Copy out exactly the lines from the first line of the material below through the line containing "Measured on AMD", and nothing beyond them.

++++++++++

# ShawnNew/Detectron2-CenterNet

Measured on AMD Instinct MI355X. Metric: images/sec at 512x512 (infer bs=64), higher is better.
Workload: dtype f16x3; 1 GPU; DLA-34 CenterNet eval forward+decode, 64x3x512x512 uint8 per GPU, 80 classes, K=100, random-init weights (BatchNorm statistics calibrated), DCN offsets ~N(0,1px), 100 detections per image post-processed; per_gpu_batch=64, global_batch=64, parallelism=replicas x1

## Files before the change

### detectron2-centernet_amd/csrc/conv_common.h

```cpp
#pragma once
#include "common.h"
#include <type_traits>
__device__ __forceinline__ int swz(int row) { return (0x78 >> (2 * ((row >> 2) & 3))) & 3; }

__device__ __forceinline__ bool tile_of_block(int nbx, int nby, int& m_tile, int& n_tile) {
  const int lin = blockIdx.x;
  const int xcd = lin & 7, sq = lin >> 3;
  const int mchunk = (nbx + 7) >> 3;
  n_tile = sq % nby;
  const int m_local = sq / nby;
  m_tile = xcd * mchunk + m_local;
  return m_local < mchunk && m_tile < nbx;
}

struct DcnSample {
  int off[4];
  float wt[4];
  float mask;
  f16 wm[4];
};

template <bool NM = false>
__device__ __forceinline__ void dcn_setup(const ConvArgs& a, bool row_ok, int pix_base, int hb, int wb,
                                          int tr, int ts, const float* omrow, DcnSample& sp) {
  sp.off[0] = sp.off[1] = sp.off[2] = sp.off[3] = -1;
// ... 95 lines not shown
#pragma unroll
        for (int j = 0; j < 4; ++j) { v0[j] = fmaxf(v0[j], 0.f); v1[j] = fmaxf(v1[j], 0.f); }
      } else if (a.act == CTDET_ACT_SIGMOID_CLAMP) {
#pragma unroll
        for (int j = 0; j < 4; ++j) {
          v0[j] = fminf(fmaxf(ctdet_sigmoid_exact(v0[j]), a.clamp_lo), a.clamp_hi);
          v1[j] = fminf(fmaxf(ctdet_sigmoid_exact(v1[j]), a.clamp_lo), a.clamp_hi);
        }
      }
      TOut* yp = (TOut*)a.y + (long)m * a.out_stride + c0;
      if constexpr (sizeof(TOut) == 2) {
        f16x8 o;
#pragma unroll
        for (int j = 0; j < 4; ++j) { o[j] = (f16)v0[j]; o[4 + j] = (f16)v1[j]; }
        *(f16x8*)yp = o;
      } else {
        *(f32x4*)yp = v0;
        *(f32x4*)(yp + 4) = v1;
      }
    }
  }
}

static __device__ __attribute__((aligned(16))) unsigned int g_zero_page[64];

template <int N>
__device__ __forceinline__ void wait_vmcnt() {
  asm volatile("s_waitcnt vmcnt(%0)" ::"n"(N) : "memory");
}

__device__ __forceinline__ void wait_lgkm0() { __builtin_amdgcn_s_waitcnt(0xC07F); }

__device__ __forceinline__ void gload2_sync(const float* p, float& v0, float& v1) {
  typedef float f32x2_ __attribute__((ext_vector_type(2)));
  f32x2_ v;
  asm volatile("global_load_dwordx2 %0, %1, off\n\ts_waitcnt vmcnt(0)" : "=&v"(v) : "v"(p) : "memory");
  v0 = v[0]; v1 = v[1];
}
__device__ __forceinline__ void gload4_sync_into(const float* p, f32x4& v) {
  asm volatile("global_load_dwordx4 %0, %1, off\n\ts_waitcnt vmcnt(0)" : "+v"(v) : "v"(p) : "memory");
}

__device__ __forceinline__ void dma16(const void* g, char* lds_wave_base) {
  const unsigned l = __builtin_amdgcn_readfirstlane((unsigned)(size_t)lds_wave_base);
  asm volatile("s_mov_b32 m0, %0\n\ts_nop 0\n\tglobal_load_lds_dwordx4 %1, off" ::"s"(l), "v"(g) : "memory", "m0");
}
// ... 51 lines not shown
```

### detectron2-centernet_amd/csrc/conv_f32.hip

```cpp
#include "conv_common.h"

template <int BP, int BC, int WP, int WC_, bool SP>
__global__ void __launch_bounds__(256) conv_f32_mfma_kernel(const ConvArgs a) {
  constexpr int KS = 16, EPV = 4;
  constexpr int TP = BP / WP / 16;
  constexpr int TC = BC / WC_ / 16;
  constexpr int A_LD = BP / 64;
  constexpr int BCL = BC < 64 ? 64 : BC;
  constexpr int B_LD = BCL / 64;
  constexpr int NLOAD = A_LD + B_LD;
  constexpr int STAGE = (BP + BCL) * 64;
  constexpr int NST = 3;
  static_assert(WP * WC_ == 4, "4 waves per workgroup");
  __shared__ __attribute__((aligned(16))) char smem[NST * STAGE];

  const int tid = threadIdx.x, lane = tid & 63;
  const int wave = __builtin_amdgcn_readfirstlane(tid >> 6);
  const int wp = wave / WC_, wc = wave % WC_;
  int m_tile, n_tile;
  if (!tile_of_block((a.M + BP - 1) / BP, a.Cout_pad / BC, m_tile, n_tile)) return;
  const int m0 = m_tile * BP, n0 = n_tile * BC;
  const float* __restrict__ x = (const float*)a.x;
  const float* __restrict__ w = (const float*)a.w;
  const float* zero = (const float*)g_zero_page;
// ... 104 lines not shown
    f32x4 wf[TC], pf[TP];
#pragma unroll
    for (int c = 0; c < TC; ++c) wf[c] = *(const f32x4*)(base + BP * 64 + (wc * 16 * TC + 16 * c) * 64 + frag_off);
#pragma unroll
    for (int p = 0; p < TP; ++p) pf[p] = *(const f32x4*)(base + (wp * 16 * TP + 16 * p) * 64 + frag_off);
    if constexpr (SP) {
#pragma unroll
      for (int p = 0; p < TP; ++p) mma_px<true, TC>(wf, pf[p], acc[p]);
    } else {
#pragma unroll
      for (int e = 0; e < 4; ++e)
#pragma unroll
        for (int p = 0; p < TP; ++p)
#pragma unroll
          for (int c = 0; c < TC; ++c)
            acc[p][c] = __builtin_amdgcn_mfma_f32_16x16x4f32(wf[c][e], pf[p][e], acc[p][c], 0, 0, 0);
    }
    st_c = st_c == NST - 1 ? 0 : st_c + 1;
    st_l = st_l == NST - 1 ? 0 : st_l + 1;
  }

  const int q = lane >> 4;
  const int cb = n0 + wc * 16 * TC;
#pragma unroll
  for (int p = 0; p < TP; ++p) {
    const int m = m0 + wp * 16 * TP + 16 * p + fr;
    if (m >= a.M) continue;
    epilogue_tiles<float, TC>(a, m, cb, q, acc[p]);
  }
}
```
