constexpr int BIN_SHIFT = 13;
constexpr int BIN_ENTRIES = 1 << BIN_SHIFT;
constexpr int MAX_BINS_PER_LEVEL = 64;
constexpr int MAX_BINS = REN_MAX_LEVELS * MAX_BINS_PER_LEVEL;
#ifndef REN_SC_THREADS
#define REN_SC_THREADS 512
#endif
#ifndef REN_SC_WAVES
#define REN_SC_WAVES 6
#endif
#ifndef REN_SC_WAVES_PAIR
#define REN_SC_WAVES_PAIR 8
#endif
constexpr int SC_THREADS = REN_SC_THREADS;
constexpr int SC_ENTRIES = SC_THREADS * 8;
constexpr int CNT_THREADS = 1024, CNT_SAMPLES = 1024;
constexpr int64_t PART_ENTRIES_MIN = 1 << 16, PART_ENTRIES_MAX = 1 << 23;
constexpr int N_SUB = 8;
__device__ __forceinline__ int xcd_id() {
    unsigned x;
    asm volatile("s_getreg_b32 %0, hwreg(HW_REG_XCC_ID)" : "=s"(x));
    return (int)(x & (N_SUB - 1));
}
inline int64_t part_entries_for(int64_t n, int64_t hashed_cap) {
    int64_t p = hashed_cap;
    if (p == 0) {
        p = PART_ENTRIES_MIN;
        while (p < (1 << 21) && p * 1024 < n * 128) p <<= 1;
    }
    return p < PART_ENTRIES_MIN ? PART_ENTRIES_MIN : (p > PART_ENTRIES_MAX ? PART_ENTRIES_MAX : p);
}
constexpr int LMAX_SLOTS = 8, LMAX_STRIDE = 32;
constexpr int LMAX_WORDS = REN_MAX_LEVELS * LMAX_SLOTS * LMAX_STRIDE;

struct BinTab {
    int bin_base[REN_MAX_LEVELS + 1];
    uint32_t cap[REN_MAX_LEVELS];
    uint32_t pair[REN_MAX_LEVELS];
    uint32_t skip[REN_MAX_LEVELS];
    int sub_by_xcd;
    int cnt_stride;
    int halve;
};

struct Part {
    uint32_t gbin, single;
    uint64_t begin, end;
};

struct Workspace {
    uint32_t *counts, *level_max, *cursors, *n_parts;
    uint32_t *bin_cap;
    uint64_t *bin_start;
    Part *parts;
    char *pool;
};
constexpr int PAIR_BIN_SHIFT = 26;

struct TanSrc {
    const float *rays_do, *rays_dd, *dfeatd;
};

__device__ __forceinline__ void lds_barrier() { asm volatile("s_waitcnt lgkmcnt(0)\n\ts_barrier" ::: "memory"); }

struct SampleArgs {
    int layout;
    const float *dfeat, *x_unit;
    ren_scene_dev sc;
    const float *rays_o, *rays_d;
    const int32_t *ray_indices;
    const float *t_starts, *t_ends;
    int64_t n;
    TanSrc tan;
    const int64_t *n_dev;
};

template <bool TAN>
__device__ __forceinline__ void unit_pos(const SampleArgs &a, int64_t i, float *u, float *ud) {
    ud[0] = 0.f; ud[1] = 0.f; ud[2] = 0.f;
    if (TAN) {
        float x[3], xd[3];
        sample_pos_jvp(a.rays_o, a.rays_d, a.tan.rays_do, a.tan.rays_dd, a.ray_indices, a.t_starts, a.t_ends, i, x, xd);
        contract_jvp(a.sc, x, xd, u, ud);
    } else if (a.x_unit) {
        u[0] = a.x_unit[3 * i]; u[1] = a.x_unit[3 * i + 1]; u[2] = a.x_unit[3 * i + 2];
    } else {
        float x, y, z; int ray;
        ren_sample_pos(a.rays_o, a.rays_d, a.ray_indices, a.t_starts, a.t_ends, i, x, y, z, ray);
        ren_contract(a.sc, x, y, z, u[0], u[1], u[2]);
    }
}

template <bool TAN>
__device__ __forceinline__ bool load_dfeat(const SampleArgs &a, int n_levels, int lvl, int64_t i, float &d0, float &d1,
                                           float &e0, float &e1) {
    e0 = 0.f; e1 = 0.f;
    if (TAN || a.layout == 1) {
        const int64_t b = ((i >> 5) * REN_MAX_LEVELS + lvl) * 64 + (i & 31);
        d0 = a.dfeat[b]; d1 = a.dfeat[b + 32];
        if (TAN) { e0 = a.tan.dfeatd[b]; e1 = a.tan.dfeatd[b + 32]; }
    } else {
        const float2 d = reinterpret_cast<const float2 *>(a.dfeat)[i * n_levels + lvl];
        d0 = d.x; d1 = d.y;
    }
    return d0 != 0.f || d1 != 0.f || e0 != 0.f || e1 != 0.f;
}


constexpr int RUN_LANES = 16;

template <int OFF>
__device__ __forceinline__ float dpp_shr(float v) {
    return __int_as_float(__builtin_amdgcn_update_dpp(0, __float_as_int(v), 0x110 | OFF, 0xf, 0xf, true));
}
template <int OFF>
__device__ __forceinline__ int dpp_shr_i(int v) { return __builtin_amdgcn_update_dpp(0, v, 0x110 | OFF, 0xf, 0xf, true); }

__device__ __forceinline__ bool run_tail(bool dense, bool have, uint32_t key, int lane, bool &head) {
    if (!dense) { head = true; return have; }
    const uint32_t k = have ? key : 0x80000000u | (uint32_t)lane;
    const uint32_t kp = __shfl_up(k, 1, 64), kn = __shfl_down(k, 1, 64);
    const int sub = lane & (RUN_LANES - 1);
    head = !(sub > 0 && have && kp == k);
    return have && (sub == RUN_LANES - 1 || kn != k);
}

template <int OFF>
__device__ __forceinline__ void run_merge_step(int &f, float (&v0)[8], float (&v1)[8]) {
    const float take = f ? 0.f : 1.f;
#pragma unroll
    for (int c = 0; c < 8; ++c) {
        v0[c] = fmaf(dpp_shr<OFF>(v0[c]), take, v0[c]);
        v1[c] = fmaf(dpp_shr<OFF>(v1[c]), take, v1[c]);
    }
    f |= dpp_shr_i<OFF>(f);
}

__device__ __forceinline__ void run_merge(bool head, int lane, float (&v0)[8], float (&v1)[8]) {
    int f = head ? 1 : 0;
    run_merge_step<1>(f, v0, v1);
    run_merge_step<2>(f, v0, v1);
    run_merge_step<4>(f, v0, v1);
    run_merge_step<8>(f, v0, v1);
}

__device__ __forceinline__ uint32_t bin_rank(bool dense, bool emit, uint32_t bin, int lane, uint32_t *hist) {
    if (!dense) return emit ? atomicAdd(&hist[bin], 1u) : 0u;
    uint32_t rank = 0;
    uint64_t todo = __ballot(emit);
    while (todo) {
        const int leader = __ffsll((unsigned long long)todo) - 1;
        const uint32_t b = __shfl(bin, leader, 64);
        const uint64_t m = __ballot(emit && bin == b);
        uint32_t base = 0;
        if (lane == leader) base = atomicAdd(&hist[b], (uint32_t)__popcll(m));
        base = __shfl(base, leader, 64);
        if (emit && bin == b) rank = base + (uint32_t)__popcll(m & ((1ull << lane) - 1ull));
        todo &= ~m;
    }
    return rank;
}

__device__ __forceinline__ void bin_rank8_dense(bool emit, const uint32_t (&bin)[8], int lane, uint32_t *hist, uint32_t (&rank)[8]) {
    const uint64_t m = __ballot(emit);
#pragma unroll
    for (int c = 0; c < 8; ++c) rank[c] = 0;
    if (!m) return;
    const int leader = __ffsll((unsigned long long)m) - 1;
    uint32_t lb[8];
    bool mixed = false;
#pragma unroll
    for (int c = 0; c < 8; ++c) {
        lb[c] = __shfl(bin[c], leader, 64);
        mixed |= emit && bin[c] != lb[c];
    }
    if (__ballot(mixed)) {
#pragma unroll
        for (int c = 0; c < 8; ++c) rank[c] = bin_rank(true, emit, bin[c], lane, hist);
        return;
    }
    const uint32_t cnt = (uint32_t)__popcll(m), pre = (uint32_t)__popcll(m & ((1ull << lane) - 1ull));
    uint32_t base[8] = {0, 0, 0, 0, 0, 0, 0, 0};
    if (lane == leader) {
#pragma unroll
        for (int c = 0; c < 8; ++c) base[c] = atomicAdd(&hist[lb[c]], cnt);
    }
#pragma unroll
    for (int c = 0; c < 8; ++c) rank[c] = __shfl(base[c], leader, 64) + pre;
}

template <bool TAN>
__global__ __launch_bounds__(CNT_THREADS) void bin_count_kernel(GridDev g, BinTab bt, SampleArgs a,
                                                                uint32_t *__restrict__ counts) {
    __shared__ uint32_t hist[MAX_BINS];
    for (int t = threadIdx.x; t < MAX_BINS; t += CNT_THREADS) hist[t] = 0;
    __syncthreads();
    const int lane = threadIdx.x & 63;
#pragma unroll 1
    for (int k = 0; k < CNT_SAMPLES / CNT_THREADS; ++k) {
        const int64_t i = (int64_t)blockIdx.x * bt.cnt_stride * CNT_SAMPLES + k * CNT_THREADS + threadIdx.x;
        const bool inb = i < ren_eff_n(a.n, a.n_dev);
        float u[3] = {0.f, 0.f, 0.f}, ud[3];
        if (inb) unit_pos<TAN>(a, i, u, ud);
#pragma unroll 1
        for (int lvl = 0; lvl < g.n_levels; ++lvl) {
            if (bt.cap[lvl] || bt.skip[lvl]) continue;
            float d0, d1, e0, e1;
            const bool have = inb && (a.dfeat == nullptr || load_dfeat<TAN>(a, g.n_levels, lvl, i, d0, d1, e0, e1));
            const LevelPos p = level_pos(u[0], u[1], u[2], g.scale[lvl]);
            const uint32_t res = g.res[lvl], size = g.size[lvl];
            const bool hashed = g.hashed[lvl] != 0;
            bool head;
            uint32_t idx[8];
            corner_indices8(p.c[0], p.c[1], p.c[2], res, size, hashed, idx);
            const bool emit = run_tail(!hashed, have, idx[0], lane, head);
#pragma unroll
            for (int c = 0; c < 8; ++c) (void)bin_rank(!hashed, emit, idx[c] >> BIN_SHIFT, lane, hist + lvl * MAX_BINS_PER_LEVEL);
        }
    }
    __syncthreads();
    for (int t = threadIdx.x; t < MAX_BINS; t += CNT_THREADS) {
        const int lvl = t / MAX_BINS_PER_LEVEL, bin = t % MAX_BINS_PER_LEVEL;
        if (lvl < g.n_levels && bin < bt.bin_base[lvl + 1] - bt.bin_base[lvl] && hist[t])
            atomicAdd(&counts[bt.bin_base[lvl] + bin], hist[t]);
    }
}

__global__ __launch_bounds__(MAX_BINS) void bin_offsets_kernel(int n_bins, BinTab bt, uint64_t capacity_slots,
                                                               const uint32_t *__restrict__ counts,
                                                               uint32_t *__restrict__ cursors,
                                                               uint32_t *__restrict__ bin_cap,
                                                               uint64_t *__restrict__ bin_start) {
    __shared__ uint64_t s_cnt[MAX_BINS];
    const int t = threadIdx.x;
    uint64_t c = 0, slots = 0;
    bool pair = false;
    if (t < n_bins) {
        int lvl = 0;
        while (lvl + 1 < REN_MAX_LEVELS && t >= bt.bin_base[lvl + 1]) ++lvl;
        pair = bt.pair[lvl] != 0;
        c = bt.skip[lvl] ? 0 : bt.cap[lvl] ? bt.cap[lvl] : counts[t];
        if (!bt.skip[lvl] && !bt.cap[lvl] && bt.cnt_stride > 1) c = c * bt.cnt_stride + c * bt.cnt_stride / 4 + 4096;
        if (bt.halve) c = c / 2;
        c &= ~(uint64_t)7;
        if (pair) c = (c / N_SUB) & ~(uint64_t)7;
        slots = pair ? c * N_SUB : (c * 10 + 15) / 16;
        for (int x = 0; x < N_SUB; ++x) cursors[t * N_SUB + x] = 0;
    }
    s_cnt[t] = slots;
    __syncthreads();
    for (int off = 1; off < MAX_BINS; off <<= 1) {
        const uint64_t a = t >= off ? s_cnt[t - off] : 0;
        __syncthreads();
        s_cnt[t] += a;
        __syncthreads();
    }
    if (t < n_bins) {
        const uint64_t start = s_cnt[t] - slots;
        uint64_t room = start < capacity_slots ? capacity_slots - start : 0;
        if (room > slots) room = slots;
        if (room < slots) c = (pair ? room / N_SUB : room * 16 / 10) & ~(uint64_t)7;
        bin_start[t] = start < capacity_slots ? start : capacity_slots;
        bin_cap[t] = (uint32_t)c;
    }
    if (t == n_bins - 1) bin_start[n_bins] = s_cnt[t] < capacity_slots ? s_cnt[t] : capacity_slots;
}

__global__ __launch_bounds__(MAX_BINS) void bin_partition_kernel(int n_bins, uint64_t PART_ENTRIES, BinTab bt,
                                                                 const uint32_t *__restrict__ cursors,
                                                                 const uint32_t *__restrict__ bin_cap,
                                                                 Part *__restrict__ parts, uint32_t *__restrict__ n_parts) {
    __shared__ uint32_t s_np[MAX_BINS];
    const int t = threadIdx.x;
    uint64_t c = 0;
    bool pair = false;
    if (t < n_bins) {
        int lvl = 0;
        while (lvl + 1 < REN_MAX_LEVELS && t >= bt.bin_base[lvl + 1]) ++lvl;
        pair = bt.pair[lvl] != 0;
        for (int x = 0; x < (pair ? N_SUB : 1); ++x) c += cursors[t * N_SUB + x] < bin_cap[t] ? cursors[t * N_SUB + x] : bin_cap[t];
    }
    const uint32_t np = pair ? (c ? 1u : 0u) : (uint32_t)((c + PART_ENTRIES - 1) / PART_ENTRIES);
    s_np[t] = np;
    __syncthreads();
    for (int off = 1; off < MAX_BINS; off <<= 1) {
        const uint32_t b = t >= off ? s_np[t - off] : 0;
        __syncthreads();
        s_np[t] += b;
        __syncthreads();
    }
    if (t == n_bins - 1) n_parts[0] = s_np[t];
    const uint32_t pbase = s_np[t] - np;
    for (uint32_t k = 0; k < np; ++k) {
        Part p;
        p.gbin = t; p.single = np == 1;
        p.begin = (uint64_t)k * PART_ENTRIES;
        p.end = k + 1 == np ? c : p.begin + PART_ENTRIES;
        parts[pbase + k] = p;
    }
}

__device__ __forceinline__ void table_atomic(float *grad_table, uint32_t offset, uint32_t idx, float a, float b) {
    float *gt = grad_table + 2 * ((size_t)offset + idx);
    atomicAdd(gt, a);
    atomicAdd(gt + 1, b);
}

++++++++++

| Exercise response |
# ShawnNew/Detectron2-CenterNet

Measured on AMD Instinct MI355X. Metric: images/sec at 512x512 (infer bs=64), higher is better.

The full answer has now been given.